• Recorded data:
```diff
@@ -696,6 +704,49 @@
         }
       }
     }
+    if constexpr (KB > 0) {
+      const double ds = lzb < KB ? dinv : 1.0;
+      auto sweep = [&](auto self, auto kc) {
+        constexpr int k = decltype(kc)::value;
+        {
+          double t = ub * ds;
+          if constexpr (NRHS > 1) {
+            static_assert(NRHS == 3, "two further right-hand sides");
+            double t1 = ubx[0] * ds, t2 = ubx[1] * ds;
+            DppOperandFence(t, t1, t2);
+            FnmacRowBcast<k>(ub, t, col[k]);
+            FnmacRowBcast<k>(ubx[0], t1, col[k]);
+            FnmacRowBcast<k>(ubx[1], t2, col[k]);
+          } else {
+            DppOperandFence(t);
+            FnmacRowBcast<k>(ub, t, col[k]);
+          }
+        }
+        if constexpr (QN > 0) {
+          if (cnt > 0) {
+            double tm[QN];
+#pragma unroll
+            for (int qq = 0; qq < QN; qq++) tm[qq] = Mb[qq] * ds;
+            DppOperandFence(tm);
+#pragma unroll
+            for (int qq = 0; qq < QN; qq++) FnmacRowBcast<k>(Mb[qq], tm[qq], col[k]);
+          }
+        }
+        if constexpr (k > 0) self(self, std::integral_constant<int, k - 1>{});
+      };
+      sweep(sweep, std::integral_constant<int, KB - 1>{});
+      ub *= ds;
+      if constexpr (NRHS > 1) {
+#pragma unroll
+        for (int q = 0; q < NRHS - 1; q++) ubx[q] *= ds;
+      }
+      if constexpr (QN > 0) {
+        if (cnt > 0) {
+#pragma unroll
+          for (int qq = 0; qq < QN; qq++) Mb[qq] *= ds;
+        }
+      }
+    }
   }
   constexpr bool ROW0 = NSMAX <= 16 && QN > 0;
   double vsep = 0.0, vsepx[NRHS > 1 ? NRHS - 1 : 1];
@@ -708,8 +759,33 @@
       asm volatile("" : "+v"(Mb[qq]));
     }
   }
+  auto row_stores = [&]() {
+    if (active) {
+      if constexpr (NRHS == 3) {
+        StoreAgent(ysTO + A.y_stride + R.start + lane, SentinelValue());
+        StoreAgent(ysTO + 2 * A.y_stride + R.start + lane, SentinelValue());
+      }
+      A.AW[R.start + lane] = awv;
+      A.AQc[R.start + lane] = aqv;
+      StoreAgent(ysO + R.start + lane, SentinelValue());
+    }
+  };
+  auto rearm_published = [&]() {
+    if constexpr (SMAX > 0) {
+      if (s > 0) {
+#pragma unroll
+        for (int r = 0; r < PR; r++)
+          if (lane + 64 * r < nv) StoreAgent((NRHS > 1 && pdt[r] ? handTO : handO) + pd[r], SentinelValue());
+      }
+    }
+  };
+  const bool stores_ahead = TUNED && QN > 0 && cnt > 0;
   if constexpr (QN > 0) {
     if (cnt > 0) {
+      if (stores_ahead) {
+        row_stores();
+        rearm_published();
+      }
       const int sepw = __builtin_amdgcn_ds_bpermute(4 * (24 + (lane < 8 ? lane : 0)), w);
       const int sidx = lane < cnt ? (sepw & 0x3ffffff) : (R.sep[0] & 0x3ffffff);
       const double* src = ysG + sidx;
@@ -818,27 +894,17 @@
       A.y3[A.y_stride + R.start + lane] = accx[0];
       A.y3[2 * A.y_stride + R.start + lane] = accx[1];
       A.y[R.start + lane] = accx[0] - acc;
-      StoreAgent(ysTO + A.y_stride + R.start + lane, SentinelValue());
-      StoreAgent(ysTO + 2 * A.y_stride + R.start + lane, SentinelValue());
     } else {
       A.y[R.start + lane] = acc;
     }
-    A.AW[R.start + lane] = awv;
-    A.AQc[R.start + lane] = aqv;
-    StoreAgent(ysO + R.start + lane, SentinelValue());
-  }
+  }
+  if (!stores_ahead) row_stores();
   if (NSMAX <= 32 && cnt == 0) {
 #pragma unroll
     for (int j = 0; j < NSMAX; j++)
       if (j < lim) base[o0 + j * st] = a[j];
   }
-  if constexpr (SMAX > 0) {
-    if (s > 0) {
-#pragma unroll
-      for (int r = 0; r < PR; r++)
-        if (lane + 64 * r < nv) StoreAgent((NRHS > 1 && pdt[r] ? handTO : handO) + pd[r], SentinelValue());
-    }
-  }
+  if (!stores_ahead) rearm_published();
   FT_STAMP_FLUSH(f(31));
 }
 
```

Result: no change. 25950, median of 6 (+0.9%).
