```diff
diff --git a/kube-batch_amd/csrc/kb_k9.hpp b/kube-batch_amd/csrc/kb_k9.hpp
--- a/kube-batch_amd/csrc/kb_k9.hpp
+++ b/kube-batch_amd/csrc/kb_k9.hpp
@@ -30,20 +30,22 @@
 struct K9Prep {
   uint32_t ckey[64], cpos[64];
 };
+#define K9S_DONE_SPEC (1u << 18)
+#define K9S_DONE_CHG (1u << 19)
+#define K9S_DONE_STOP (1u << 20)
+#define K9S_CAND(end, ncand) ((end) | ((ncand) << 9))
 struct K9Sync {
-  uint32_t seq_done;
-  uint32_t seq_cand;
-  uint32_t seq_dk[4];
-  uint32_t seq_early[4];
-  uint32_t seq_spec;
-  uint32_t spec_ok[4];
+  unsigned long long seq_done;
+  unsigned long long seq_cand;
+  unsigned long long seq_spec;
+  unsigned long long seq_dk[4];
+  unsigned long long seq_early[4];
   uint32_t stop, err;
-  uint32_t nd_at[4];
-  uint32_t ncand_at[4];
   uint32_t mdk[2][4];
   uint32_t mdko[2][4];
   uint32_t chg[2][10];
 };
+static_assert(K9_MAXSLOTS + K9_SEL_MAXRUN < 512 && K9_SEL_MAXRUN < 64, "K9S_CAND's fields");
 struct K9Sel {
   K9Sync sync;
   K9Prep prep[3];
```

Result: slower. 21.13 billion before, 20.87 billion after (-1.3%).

--

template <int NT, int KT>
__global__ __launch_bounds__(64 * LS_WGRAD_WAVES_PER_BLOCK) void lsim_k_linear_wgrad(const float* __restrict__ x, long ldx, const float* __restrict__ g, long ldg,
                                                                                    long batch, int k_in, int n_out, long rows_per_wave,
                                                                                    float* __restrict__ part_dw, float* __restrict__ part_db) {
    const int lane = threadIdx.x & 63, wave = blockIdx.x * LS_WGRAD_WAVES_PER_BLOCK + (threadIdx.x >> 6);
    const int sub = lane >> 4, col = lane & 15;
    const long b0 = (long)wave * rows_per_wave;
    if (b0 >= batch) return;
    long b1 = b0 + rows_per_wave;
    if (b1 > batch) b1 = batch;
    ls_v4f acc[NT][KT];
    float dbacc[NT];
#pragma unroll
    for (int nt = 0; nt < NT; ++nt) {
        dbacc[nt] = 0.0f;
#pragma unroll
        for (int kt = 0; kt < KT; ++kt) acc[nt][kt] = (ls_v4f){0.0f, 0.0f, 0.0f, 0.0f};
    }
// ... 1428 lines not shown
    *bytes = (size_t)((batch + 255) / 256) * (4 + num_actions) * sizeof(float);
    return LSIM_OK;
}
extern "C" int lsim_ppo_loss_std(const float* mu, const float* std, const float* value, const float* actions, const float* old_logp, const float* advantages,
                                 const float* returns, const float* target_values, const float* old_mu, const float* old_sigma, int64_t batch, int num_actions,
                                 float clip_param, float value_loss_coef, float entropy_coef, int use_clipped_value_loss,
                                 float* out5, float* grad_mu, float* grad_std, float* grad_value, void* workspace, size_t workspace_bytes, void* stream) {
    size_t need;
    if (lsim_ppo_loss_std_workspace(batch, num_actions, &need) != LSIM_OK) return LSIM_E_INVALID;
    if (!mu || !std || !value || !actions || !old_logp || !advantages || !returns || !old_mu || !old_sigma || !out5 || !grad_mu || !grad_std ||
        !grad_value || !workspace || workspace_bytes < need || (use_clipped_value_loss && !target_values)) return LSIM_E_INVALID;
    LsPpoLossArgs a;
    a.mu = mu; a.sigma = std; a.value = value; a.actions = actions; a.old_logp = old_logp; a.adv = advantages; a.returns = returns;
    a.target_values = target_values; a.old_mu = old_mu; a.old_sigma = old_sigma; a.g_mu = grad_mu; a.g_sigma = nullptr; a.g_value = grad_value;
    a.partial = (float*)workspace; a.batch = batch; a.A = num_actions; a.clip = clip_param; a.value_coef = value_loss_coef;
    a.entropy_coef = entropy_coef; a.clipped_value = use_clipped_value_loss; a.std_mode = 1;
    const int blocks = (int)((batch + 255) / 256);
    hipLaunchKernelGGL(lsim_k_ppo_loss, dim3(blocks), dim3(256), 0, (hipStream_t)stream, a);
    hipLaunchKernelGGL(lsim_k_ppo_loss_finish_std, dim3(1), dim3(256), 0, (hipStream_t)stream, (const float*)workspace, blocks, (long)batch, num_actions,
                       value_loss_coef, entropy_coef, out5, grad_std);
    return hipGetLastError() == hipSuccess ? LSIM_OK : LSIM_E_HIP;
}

• What the exercise asks: Please copy every line of the records above in which "handO" appears.

• Response to the exercise:
+          if (lane + 64 * r < nv) StoreAgent((NRHS > 1 && pdt[r] ? handTO : handO) + pd[r], SentinelValue());
-        if (lane + 64 * r < nv) StoreAgent((NRHS > 1 && pdt[r] ? handTO : handO) + pd[r], SentinelValue());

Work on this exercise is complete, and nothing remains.